◆ Excerpted data ◆
^^^^^^^^^^^^^^^^
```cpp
typedef hfe F;
const uint64_t ELEM = HF_ELT;
const uint64_t DIGEST = 32, MAX_ARRAY = 256;
const uint64_t WORD = 16, EW = ELEM / WORD;
// ... 900 lines not shown
    Plan plan = make_plan(job, T, E, omega, false);
    const uint64_t Nc = plan.Nc, combination_degree = plan.combination_degree, b_inc = plan.b_inc;
    const F comp_rou = hf_pow(omega, (hfe)(N / Nc)), exec_rou = hf_pow(omega, (hfe)E);
    const Coset domain{N, omega, 1, E, true};


    uint32_t assertions_on_r0 = 0;
    for (uint32_t i = 0; i < job.nassertions; i++) assertions_on_r0 += job.assertions[i].reg == 0;
    const bool fused = air.kind == 0 && E <= 32 && air.nconstraints == 1 && assertions_on_r0 == job.nassertions && job.nassertions <= 4;
    const bool tail = !fused && tail_fits(job, R + air.nsecret);
    const bool tail_makes_z = tail && domain.unit <= 32;
    uint32_t most_assertions = 0;
    for (auto &r : plan.regs) most_assertions = std::max(most_assertions, (uint32_t)r.steps.size());
    const uint32_t DEVICE_BOUNDARY_ABOVE = 128;
    const bool device_boundary = !fused && !tail && most_assertions > DEVICE_BOUNDARY_ABOVE && A.gs_boundary_polys && !g_host_boundary && plan.regs.size() <= 64 &&
                                 most_assertions <= T && T <= (1ull << 28);
    if (!device_boundary) plan.fill_xs();
    Buf zInverses;
    if (!fused && !tail_makes_z) zInverses = zero_poly_inverses(x, plan, domain);
    Buf psbPowers;
    const bool lc_folds = fused && R + air.nsecret == 1;
    if (b_inc > 0 && !lc_folds && !tail) psbPowers = coset_powers(x, domain, b_inc);

    Buf kN;
    uint64_t klen_n = 0;
    if (air.kind == 0) {
        klen_n = air.k_len * (N / Nc);
        Buf kPoly(x, air.k_len * ELEM);
        kN = Buf(x, klen_n * ELEM);
        x.check(counted_interpolate_roots(x.c, air.k_table, 1, enc(hf_pow(omega, (hfe)(N / air.k_len))), air.k_len, kPoly.p), "gs_interpolate_roots(K)");
        x.check(counted_eval_polys_at_roots(x.c, kPoly.p, 1, air.k_len, enc(hf_pow(omega, (hfe)(N / klen_n))), klen_n, kN.p), "gs_eval_polys_at_roots(K)");
    }

    clock.mark("context + trace-independent work issued");
    clock.readme(x, "Set up evaluation context");
    Buf trace(x, (uint64_t)R * T * ELEM);
    launch_trace(x, job, air.first_rows, air.segments, trace.p);
    check_assertion_ranges(job);
    std::vector<uint64_t> asserted_at;
    for (uint32_t i = 0; i < job.nassertions; i++) asserted_at.push_back((uint64_t)job.assertions[i].reg * T + job.assertions[i].step);

    clock.mark("execution trace (host recurrence)");
    clock.readme(x, "Generated execution trace");
    Buf pPolys(x, (uint64_t)R * T * ELEM), pEval(x, (uint64_t)R * N * ELEM);
    x.check(counted_interpolate_roots(x.c, trace.p, R, enc(exec_rou), T, pPolys.p), "gs_interpolate_roots(trace)");
    clock.readme(x, "Computed execution trace polynomials P(x)");
    x.check(counted_eval_polys_at_roots(x.c, pPolys.p, R, T, enc(omega), N, pEval.p), "gs_eval_polys_at_roots(P)");
    clock.readme(x, "Low-degree extended P(x) polynomials over evaluation domain");
    std::vector<const void *> pRows(R);
    for (uint32_t r = 0; r < R; r++) pRows[r] = pEval.at((uint64_t)r * N * ELEM);
    std::vector<const void *> eVectors(pRows);
    for (uint32_t i = 0; i < air.nsecret; i++) eVectors.push_back(air.secret_traces[i]);
    const uint32_t V = (uint32_t)eVectors.size();

    Tree eTree = commit_rows(x, alg, eVectors.data(), V, N, false);

    clock.mark("P(x), extension, evaluation tree issued");
    clock.readme(x, "Serialized evaluations of P(x) and S(x) polynomials + Built evaluation merkle tree (one fused call)");
    const uint32_t dcount = plan.dcount, bcoef = plan.bcoef;
    std::vector<F> coefficients;
    auto read_evaluation_root = [&] {
        Bytes got(asserted_at.size() * ELEM);
        const uint64_t one = 1;
        DeferWindow win(x);
        x.check(A.gs_gather(x.c, trace.p, ELEM, asserted_at.data(), asserted_at.size(), got.data()), "gs_gather(asserted cells)");
        x.check(A.gs_gather(x.c, eTree.nodes.p, DIGEST, &one, 1, eTree.root.data()), "gs_gather(root)");
        win.end();
        check_asserted_cells(job, [&](uint32_t i) { return got.data() + i * ELEM; });
        trace.release();
        coefficients = plan.coefficients(eTree.root, V);
    };

    Buf cEval(x, N * ELEM);
    bool lc_fused = false;
    if (fused) {
        const Plan::Boundary bd = plan.boundary(E, true);
        read_evaluation_root();
        const bool q_adjusted = plan.groups[0].first < combination_degree;
        Bytes co(4 * ELEM, 0);
        store_elem(coefficients[0], co.data());
        if (q_adjusted) store_elem(coefficients[1], co.data() + ELEM);
        store_elem(coefficients[dcount], co.data() + 2 * ELEM);
        if (b_inc > 0) store_elem(coefficients[dcount + 1], co.data() + 3 * ELEM);
        lc_fused = lc_folds;
        Bytes lc = lc_folds ? pack(coefficients, dcount + bcoef, plan.lccount(V)) : Bytes();
        lc.resize(2 * ELEM, 0);
        x.check(A.gs_mimc_composition(x.c, pRows[0], N, T, enc(omega), kN.p, klen_n, co.data(), q_adjusted ? combination_degree - plan.groups[0].first : 0, b_inc,
                                      bd.interpolants.data(), bd.at.data(), bd.per_row[0], lc_folds ? lc.data() : nullptr, cEval.p), "gs_mimc_composition");
    } else {
        const bool direct = air.kind == 0;
        const Coset qDomain = direct ? domain : Coset{Nc, comp_rou, 1, Nc / T, true};
        const uint64_t Nq = qDomain.n;
        Buf q(x, (uint64_t)air.nconstraints * Nq * ELEM);
        if (direct) {
            x.check(A.gs_mimc_constraints(x.c, pRows[0], N, N / T, kN.p, klen_n, q.p), "gs_mimc_constraints");
        } else {
            x.check(A.gs_air_constraints_strided(x.c, air.e_code, air.e_ninstr, air.consts, air.nconsts, air.vm_regs, R, air.nconstraints, pEval.p, N, N / Nc,
                                                 Nc, Nc / T, air.static_tables, air.static_lens, air.nstatic, q.p), "gs_air_constraints_strided");
        }
        std::vector<const void *> qa;
        for (uint32_t i = 0; i < air.nconstraints; i++) qa.push_back(q.at((uint64_t)i * Nq * ELEM));
        read_evaluation_root();
        Buf qe(x, N * ELEM), qc;
        if (!direct) qc = Buf(x, Nc * ELEM);
        merge_q(x, plan, coefficients, qa, Nq, [&](uint64_t e) { return coset_powers(x, qDomain, e); }, direct ? qe.p : qc.p);
        if (!direct) {
            Buf qcPoly(x, Nc * ELEM);
            x.check(counted_interpolate_roots(x.c, qc.p, 1, enc(comp_rou), Nc, qcPoly.p), "gs_interpolate_roots(Q)");
            x.check(counted_eval_polys_at_roots(x.c, qcPoly.p, 1, Nc, enc(omega), N, qe.p), "gs_eval_polys_at_roots(Q)");
        }
        std::vector<const void *> pv;
        for (auto &r : plan.regs) pv.push_back(pRows[r.reg]);
        if (tail) {
            composition_tail(x, plan, domain, coefficients, qe.p, tail_makes_z ? nullptr : zInverses.p, pv, eVectors, cEval.p);
            lc_fused = true;
        } else {
            member_sequence(x, plan, domain, device_boundary, coefficients, qe, zInverses, pv, psbPowers, cEval.p);
        }
    }
    zInverses.release();

// ... 92 lines not shown
```

Before: 1.667 billion elements/s.

## Precompute cached X/U/IU tables for MiMC composition and fuse the reduction dot product

Adds a prepare step, issued before trace generation, that builds three device tables. They hold x - x_last, the product of shifted inverse values for the assertion roots, and that product multiplied by the boundary interpolant. X and U are cached in the context by domain and root keys; IU is rebuilt whenever the interpolant changes. The composition kernel then reads these tables instead of evaluating powers, gathering inverse entries and running the interpolant Horner loop per point. It also combines the three final products with a single lazy 128-bit reduction (new fe_reduce_wide9). The cost is three extra N-element buffers, a large amount of memory at this domain size, and more memory traffic in the composition kernel in exchange for less arithmetic.

```diff
diff --git a/genstark_amd/_abi.py b/genstark_amd/_abi.py
--- a/genstark_amd/_abi.py
+++ b/genstark_amd/_abi.py
@@ -155,6 +155,13 @@
 }
 TREE_VERIFY_SYMBOLS = tuple(_TREE_VERIFY_SIGNATURES)
 
+_MIMC_SIGNATURES = {
+    'gs_mimc_composition_prepare': (_int, [_vp, _u64, _u64, _bytes, C.POINTER(_u64), _u32, _bytes]),
+    'gs_mimc_composition_tables': _SIGNATURES['gs_mimc_composition'],
+    'gs_mimc_composition_tables_max_n': (_u64, [_u64]),
+}
+MIMC_SYMBOLS = tuple(_MIMC_SIGNATURES)
+
 
 class GstarkError(RuntimeError):
     pass
@@ -170,7 +177,7 @@
         fn = getattr(lib, name)
         fn.restype, fn.argtypes = res, args
     for name, (res, args) in (list(_OPTIONAL_SIGNATURES.items()) + list(_HADES_SIGNATURES.items()) + list(_RESCUE_SIGNATURES.items())
-                              + list(_TREE_UPDATE_SIGNATURES.items()) + list(_TREE_VERIFY_SIGNATURES.items())):
+                              + list(_TREE_UPDATE_SIGNATURES.items()) + list(_TREE_VERIFY_SIGNATURES.items()) + list(_MIMC_SIGNATURES.items())):
         fn = getattr(lib, name, None)
         if fn is not None:
             fn.restype, fn.argtypes = res, args
diff --git a/genstark_amd/csrc/air_mimc.hip b/genstark_amd/csrc/air_mimc.hip
--- a/genstark_amd/csrc/air_mimc.hip
+++ b/genstark_amd/csrc/air_mimc.hip
@@ -1,5 +1,8 @@
 #include "common.h"
 #include "host_field.h"
+#include "../../include/gstark_mimc.h"
+
+#include <atomic>
 
 __global__ void k_mimc_constraints(const fe *__restrict__ p, uint64_t nc, uint64_t shift, const fe *__restrict__ k, uint64_t klen,
                                    fe *__restrict__ out) {
@@ -44,6 +47,65 @@
     }
 }
 
+__global__ void k_mimc_table_x(const fe *__restrict__ tw_lo, const fe *__restrict__ tw_hi, int log_lo, int logn, uint64_t n, fe x_last,
+                               fe *__restrict__ X) {
+    for (uint64_t i = blockIdx.x * (uint64_t)blockDim.x + threadIdx.x; i < n; i += (uint64_t)gridDim.x * blockDim.x) {
+        fe x = tw_lo[i & ((1ull << log_lo) - 1)];
+        if (logn > log_lo) x = fe_mul(x, tw_hi[i >> log_lo]);
+        X[i] = fe_sub(x, x_last);
+    }
+}
+struct MimcRoots {
+    uint64_t root[GS_MIMC_COMP_MAX_ROOTS];
+    fe ipoly[GS_MIMC_COMP_MAX_ROOTS];
+};
+__global__ void k_mimc_table_u(const fe *__restrict__ u, uint64_t n, MimcRoots a, uint32_t nroots, fe *__restrict__ U) {
+    for (uint64_t i = blockIdx.x * (uint64_t)blockDim.x + threadIdx.x; i < n; i += (uint64_t)gridDim.x * blockDim.x) {
+        fe v = u[(i + n - a.root[0]) & (n - 1)];
+        for (uint32_t r = 1; r < nroots; r++) v = fe_mul(v, u[(i + n - a.root[r]) & (n - 1)]);
+        U[i] = v;
+    }
+}
+__global__ void k_mimc_table_iu(const fe *__restrict__ X, const fe *__restrict__ U, uint64_t n, MimcRoots a, uint32_t nroots, fe x_last,
+                                fe *__restrict__ IU) {
+    for (uint64_t i = blockIdx.x * (uint64_t)blockDim.x + threadIdx.x; i < n; i += (uint64_t)gridDim.x * blockDim.x) {
+        const fe x = fe_add(X[i], x_last);
+        fe iv = a.ipoly[nroots - 1];
+        for (int c = (int)nroots - 2; c >= 0; c--) iv = fe_add(fe_mul(iv, x), a.ipoly[c]);
+        IU[i] = fe_mul(iv, U[i]);
+    }
+}
+__device__ __forceinline__ fe mimc_dot(const fe &a0, const fe &b0, const fe &a1, const fe &b1, const fe &a2, const fe &b2, bool three) {
+#ifdef GS_FIELD_128
+    uint32_t s[8], t[8], top = 0;
+    fe_mul_wide(a0, b0, s);
+    fe_mul_wide(a1, b1, t);
+    fe_wide_add(s, t, top);
+    if (three) {
+        fe_mul_wide(a2, b2, t);
+        fe_wide_add(s, t, top);
+    }
+    return fe_reduce_wide9(s, top);
+#else
+    const fe r = fe_add(fe_mul(a0, b0), fe_mul(a1, b1));
+    return three ? fe_add(r, fe_mul(a2, b2)) : r;
+#endif
+}
+__global__ void k_mimc_composition_tables(const fe *__restrict__ p, uint64_t n, uint64_t shift, const fe *__restrict__ k, uint64_t klen,
+                                          const fe *__restrict__ X, const fe *__restrict__ U, const fe *__restrict__ IU, MimcCompArgs a,
+                                          uint32_t period, int with_lc, fe *__restrict__ out) {
+    __shared__ fe qz[GS_MIMC_COMP_MAX_PERIOD], bt[GS_MIMC_COMP_MAX_PERIOD], lt[GS_MIMC_COMP_MAX_PERIOD];
+    if (threadIdx.x < period) { qz[threadIdx.x] = a.qz[threadIdx.x]; bt[threadIdx.x] = a.bt[threadIdx.x]; lt[threadIdx.x] = a.lt[threadIdx.x]; }
+    __syncthreads();
+    const bool kpow2 = !(klen & (klen - 1));
+    for (uint64_t i = blockIdx.x * (uint64_t)blockDim.x + threadIdx.x; i < n; i += (uint64_t)gridDim.x * blockDim.x) {
+        const fe pi = p[i], pn = p[(i + shift) & (n - 1)];
+        const fe q = fe_sub(pn, fe_add(fe_mul(fe_mul(pi, pi), pi), k[kpow2 ? i & (klen - 1) : i % klen]));
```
^^^^^^^^^^^^^^^^
If a line of the entries above holds the word "reduction", count it; report only how many such lines there are.

◆ Your solution ◆
2